### What to do
Restate each record word for word, from the first to the last.

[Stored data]
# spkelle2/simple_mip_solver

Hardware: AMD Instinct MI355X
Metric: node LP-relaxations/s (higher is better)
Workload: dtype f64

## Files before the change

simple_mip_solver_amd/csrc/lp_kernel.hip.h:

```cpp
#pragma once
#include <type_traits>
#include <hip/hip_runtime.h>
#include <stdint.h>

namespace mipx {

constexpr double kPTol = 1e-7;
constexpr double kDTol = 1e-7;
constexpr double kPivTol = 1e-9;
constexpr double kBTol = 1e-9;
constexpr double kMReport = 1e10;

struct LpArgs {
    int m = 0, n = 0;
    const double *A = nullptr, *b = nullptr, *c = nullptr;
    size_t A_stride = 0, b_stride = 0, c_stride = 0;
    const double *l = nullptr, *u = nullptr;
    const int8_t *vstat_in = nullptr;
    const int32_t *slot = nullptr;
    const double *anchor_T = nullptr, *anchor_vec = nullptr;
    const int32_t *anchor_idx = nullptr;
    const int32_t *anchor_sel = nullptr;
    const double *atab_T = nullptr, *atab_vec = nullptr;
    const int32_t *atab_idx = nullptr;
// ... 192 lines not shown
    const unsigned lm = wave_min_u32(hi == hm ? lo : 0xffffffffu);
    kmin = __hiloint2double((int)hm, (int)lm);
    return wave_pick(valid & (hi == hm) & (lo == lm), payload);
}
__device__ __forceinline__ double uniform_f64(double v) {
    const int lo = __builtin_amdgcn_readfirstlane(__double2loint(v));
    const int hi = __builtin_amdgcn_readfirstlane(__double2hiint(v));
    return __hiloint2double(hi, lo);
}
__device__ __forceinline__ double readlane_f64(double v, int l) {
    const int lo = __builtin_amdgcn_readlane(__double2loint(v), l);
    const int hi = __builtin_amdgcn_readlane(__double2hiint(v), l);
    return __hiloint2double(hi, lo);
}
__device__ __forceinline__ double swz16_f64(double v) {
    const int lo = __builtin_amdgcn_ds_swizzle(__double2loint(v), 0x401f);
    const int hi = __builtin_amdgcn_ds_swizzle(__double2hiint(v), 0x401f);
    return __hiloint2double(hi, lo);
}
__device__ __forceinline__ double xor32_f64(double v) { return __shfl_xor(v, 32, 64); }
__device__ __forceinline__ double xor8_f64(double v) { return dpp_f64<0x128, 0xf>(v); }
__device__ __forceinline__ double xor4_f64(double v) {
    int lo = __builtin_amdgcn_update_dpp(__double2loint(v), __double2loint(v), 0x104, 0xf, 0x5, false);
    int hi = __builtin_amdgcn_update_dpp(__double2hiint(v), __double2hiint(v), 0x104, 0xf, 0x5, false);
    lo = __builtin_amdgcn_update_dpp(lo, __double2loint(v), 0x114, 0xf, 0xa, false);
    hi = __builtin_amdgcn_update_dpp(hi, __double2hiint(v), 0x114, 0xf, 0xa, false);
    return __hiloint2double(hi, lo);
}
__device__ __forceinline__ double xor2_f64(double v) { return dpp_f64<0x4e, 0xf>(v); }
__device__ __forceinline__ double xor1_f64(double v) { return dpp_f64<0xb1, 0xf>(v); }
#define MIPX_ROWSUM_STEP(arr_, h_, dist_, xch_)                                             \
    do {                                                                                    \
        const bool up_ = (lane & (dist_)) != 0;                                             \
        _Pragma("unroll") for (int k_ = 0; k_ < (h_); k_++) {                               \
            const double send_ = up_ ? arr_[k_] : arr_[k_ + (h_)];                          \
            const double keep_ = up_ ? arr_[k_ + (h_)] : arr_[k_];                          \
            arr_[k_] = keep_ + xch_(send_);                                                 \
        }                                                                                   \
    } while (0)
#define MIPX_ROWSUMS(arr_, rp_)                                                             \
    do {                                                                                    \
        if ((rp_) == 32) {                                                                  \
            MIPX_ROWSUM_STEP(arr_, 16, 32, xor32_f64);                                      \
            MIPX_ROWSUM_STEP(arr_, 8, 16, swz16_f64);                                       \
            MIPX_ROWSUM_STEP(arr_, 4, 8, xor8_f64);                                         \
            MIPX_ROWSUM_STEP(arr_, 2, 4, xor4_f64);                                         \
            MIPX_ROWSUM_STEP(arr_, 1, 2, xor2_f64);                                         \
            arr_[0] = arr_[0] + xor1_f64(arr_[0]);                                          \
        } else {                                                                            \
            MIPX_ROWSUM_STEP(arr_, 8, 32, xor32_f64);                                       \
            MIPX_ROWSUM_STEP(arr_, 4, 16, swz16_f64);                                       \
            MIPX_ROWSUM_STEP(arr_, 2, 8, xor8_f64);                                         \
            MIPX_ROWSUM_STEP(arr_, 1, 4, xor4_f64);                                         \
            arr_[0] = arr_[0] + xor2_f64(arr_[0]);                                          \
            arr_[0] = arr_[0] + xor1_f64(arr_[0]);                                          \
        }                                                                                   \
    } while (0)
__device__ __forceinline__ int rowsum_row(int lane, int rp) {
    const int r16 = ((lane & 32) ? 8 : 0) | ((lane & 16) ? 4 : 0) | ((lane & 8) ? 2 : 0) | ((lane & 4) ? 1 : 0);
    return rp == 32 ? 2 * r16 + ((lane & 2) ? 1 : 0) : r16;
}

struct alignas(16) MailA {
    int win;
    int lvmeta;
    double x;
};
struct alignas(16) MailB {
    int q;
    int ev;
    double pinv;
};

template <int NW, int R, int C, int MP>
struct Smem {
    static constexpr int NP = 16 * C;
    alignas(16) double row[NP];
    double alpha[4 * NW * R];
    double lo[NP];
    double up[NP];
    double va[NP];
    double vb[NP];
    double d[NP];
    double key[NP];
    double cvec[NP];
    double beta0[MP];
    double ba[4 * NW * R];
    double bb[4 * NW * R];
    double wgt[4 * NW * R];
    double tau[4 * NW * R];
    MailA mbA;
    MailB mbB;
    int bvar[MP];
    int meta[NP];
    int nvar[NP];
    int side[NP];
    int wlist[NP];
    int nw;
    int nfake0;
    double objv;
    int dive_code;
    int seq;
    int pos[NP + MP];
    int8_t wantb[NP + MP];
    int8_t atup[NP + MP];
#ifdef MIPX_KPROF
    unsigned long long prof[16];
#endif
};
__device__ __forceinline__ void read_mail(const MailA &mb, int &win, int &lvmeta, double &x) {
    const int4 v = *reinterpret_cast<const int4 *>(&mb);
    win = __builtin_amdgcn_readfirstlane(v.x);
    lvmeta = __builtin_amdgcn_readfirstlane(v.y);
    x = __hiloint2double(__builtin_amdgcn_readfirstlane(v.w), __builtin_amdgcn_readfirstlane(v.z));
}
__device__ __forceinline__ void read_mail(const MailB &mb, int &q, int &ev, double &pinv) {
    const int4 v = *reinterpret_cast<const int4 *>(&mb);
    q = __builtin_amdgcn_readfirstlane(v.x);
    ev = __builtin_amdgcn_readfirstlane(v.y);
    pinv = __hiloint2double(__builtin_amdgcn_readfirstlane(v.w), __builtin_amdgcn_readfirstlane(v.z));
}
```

### Solution
# spkelle2/simple_mip_solver

Hardware: AMD Instinct MI355X
Metric: node LP-relaxations/s (higher is better)
Workload: dtype f64

## Files before the change

simple_mip_solver_amd/csrc/lp_kernel.hip.h:

```cpp
#pragma once
#include <type_traits>
#include <hip/hip_runtime.h>
#include <stdint.h>

namespace mipx {

constexpr double kPTol = 1e-7;
constexpr double kDTol = 1e-7;
constexpr double kPivTol = 1e-9;
constexpr double kBTol = 1e-9;
constexpr double kMReport = 1e10;

struct LpArgs {
    int m = 0, n = 0;
    const double *A = nullptr, *b = nullptr, *c = nullptr;
    size_t A_stride = 0, b_stride = 0, c_stride = 0;
    const double *l = nullptr, *u = nullptr;
    const int8_t *vstat_in = nullptr;
    const int32_t *slot = nullptr;
    const double *anchor_T = nullptr, *anchor_vec = nullptr;
    const int32_t *anchor_idx = nullptr;
    const int32_t *anchor_sel = nullptr;
    const double *atab_T = nullptr, *atab_vec = nullptr;
    const int32_t *atab_idx = nullptr;
// ... 192 lines not shown
    const unsigned lm = wave_min_u32(hi == hm ? lo : 0xffffffffu);
    kmin = __hiloint2double((int)hm, (int)lm);
    return wave_pick(valid & (hi == hm) & (lo == lm), payload);
}
__device__ __forceinline__ double uniform_f64(double v) {
    const int lo = __builtin_amdgcn_readfirstlane(__double2loint(v));
    const int hi = __builtin_amdgcn_readfirstlane(__double2hiint(v));
    return __hiloint2double(hi, lo);
}
__device__ __forceinline__ double readlane_f64(double v, int l) {
    const int lo = __builtin_amdgcn_readlane(__double2loint(v), l);
    const int hi = __builtin_amdgcn_readlane(__double2hiint(v), l);
    return __hiloint2double(hi, lo);
}
__device__ __forceinline__ double swz16_f64(double v) {
    const int lo = __builtin_amdgcn_ds_swizzle(__double2loint(v), 0x401f);
    const int hi = __builtin_amdgcn_ds_swizzle(__double2hiint(v), 0x401f);
    return __hiloint2double(hi, lo);
}
__device__ __forceinline__ double xor32_f64(double v) { return __shfl_xor(v, 32, 64); }
__device__ __forceinline__ double xor8_f64(double v) { return dpp_f64<0x128, 0xf>(v); }
__device__ __forceinline__ double xor4_f64(double v) {
    int lo = __builtin_amdgcn_update_dpp(__double2loint(v), __double2loint(v), 0x104, 0xf, 0x5, false);
    int hi = __builtin_amdgcn_update_dpp(__double2hiint(v), __double2hiint(v), 0x104, 0xf, 0x5, false);
    lo = __builtin_amdgcn_update_dpp(lo, __double2loint(v), 0x114, 0xf, 0xa, false);
    hi = __builtin_amdgcn_update_dpp(hi, __double2hiint(v), 0x114, 0xf, 0xa, false);
    return __hiloint2double(hi, lo);
}
__device__ __forceinline__ double xor2_f64(double v) { return dpp_f64<0x4e, 0xf>(v); }
__device__ __forceinline__ double xor1_f64(double v) { return dpp_f64<0xb1, 0xf>(v); }
#define MIPX_ROWSUM_STEP(arr_, h_, dist_, xch_)                                             \
    do {                                                                                    \
        const bool up_ = (lane & (dist_)) != 0;                                             \
        _Pragma("unroll") for (int k_ = 0; k_ < (h_); k_++) {                               \
            const double send_ = up_ ? arr_[k_] : arr_[k_ + (h_)];                          \
            const double keep_ = up_ ? arr_[k_ + (h_)] : arr_[k_];                          \
            arr_[k_] = keep_ + xch_(send_);                                                 \
        }                                                                                   \
    } while (0)
#define MIPX_ROWSUMS(arr_, rp_)                                                             \
    do {                                                                                    \
        if ((rp_) == 32) {                                                                  \
            MIPX_ROWSUM_STEP(arr_, 16, 32, xor32_f64);                                      \
            MIPX_ROWSUM_STEP(arr_, 8, 16, swz16_f64);                                       \
            MIPX_ROWSUM_STEP(arr_, 4, 8, xor8_f64);                                         \
            MIPX_ROWSUM_STEP(arr_, 2, 4, xor4_f64);                                         \
            MIPX_ROWSUM_STEP(arr_, 1, 2, xor2_f64);                                         \
            arr_[0] = arr_[0] + xor1_f64(arr_[0]);                                          \
        } else {                                                                            \
            MIPX_ROWSUM_STEP(arr_, 8, 32, xor32_f64);                                       \
            MIPX_ROWSUM_STEP(arr_, 4, 16, swz16_f64);                                       \
            MIPX_ROWSUM_STEP(arr_, 2, 8, xor8_f64);                                         \
            MIPX_ROWSUM_STEP(arr_, 1, 4, xor4_f64);                                         \
            arr_[0] = arr_[0] + xor2_f64(arr_[0]);                                          \
            arr_[0] = arr_[0] + xor1_f64(arr_[0]);                                          \
        }                                                                                   \
    } while (0)
__device__ __forceinline__ int rowsum_row(int lane, int rp) {
    const int r16 = ((lane & 32) ? 8 : 0) | ((lane & 16) ? 4 : 0) | ((lane & 8) ? 2 : 0) | ((lane & 4) ? 1 : 0);
    return rp == 32 ? 2 * r16 + ((lane & 2) ? 1 : 0) : r16;
}

struct alignas(16) MailA {
    int win;
    int lvmeta;
    double x;
};
struct alignas(16) MailB {
    int q;
    int ev;
    double pinv;
};

template <int NW, int R, int C, int MP>
struct Smem {
    static constexpr int NP = 16 * C;
    alignas(16) double row[NP];
    double alpha[4 * NW * R];
    double lo[NP];
    double up[NP];
    double va[NP];
    double vb[NP];
    double d[NP];
    double key[NP];
    double cvec[NP];
    double beta0[MP];
    double ba[4 * NW * R];
    double bb[4 * NW * R];
    double wgt[4 * NW * R];
    double tau[4 * NW * R];
    MailA mbA;
    MailB mbB;
    int bvar[MP];
    int meta[NP];
    int nvar[NP];
    int side[NP];
    int wlist[NP];
    int nw;
    int nfake0;
    double objv;
    int dive_code;
    int seq;
    int pos[NP + MP];
    int8_t wantb[NP + MP];
    int8_t atup[NP + MP];
#ifdef MIPX_KPROF
    unsigned long long prof[16];
#endif
};
__device__ __forceinline__ void read_mail(const MailA &mb, int &win, int &lvmeta, double &x) {
    const int4 v = *reinterpret_cast<const int4 *>(&mb);
    win = __builtin_amdgcn_readfirstlane(v.x);
    lvmeta = __builtin_amdgcn_readfirstlane(v.y);
    x = __hiloint2double(__builtin_amdgcn_readfirstlane(v.w), __builtin_amdgcn_readfirstlane(v.z));
}
__device__ __forceinline__ void read_mail(const MailB &mb, int &q, int &ev, double &pinv) {
    const int4 v = *reinterpret_cast<const int4 *>(&mb);
    q = __builtin_amdgcn_readfirstlane(v.x);
    ev = __builtin_amdgcn_readfirstlane(v.y);
    pinv = __hiloint2double(__builtin_amdgcn_readfirstlane(v.w), __builtin_amdgcn_readfirstlane(v.z));
}
```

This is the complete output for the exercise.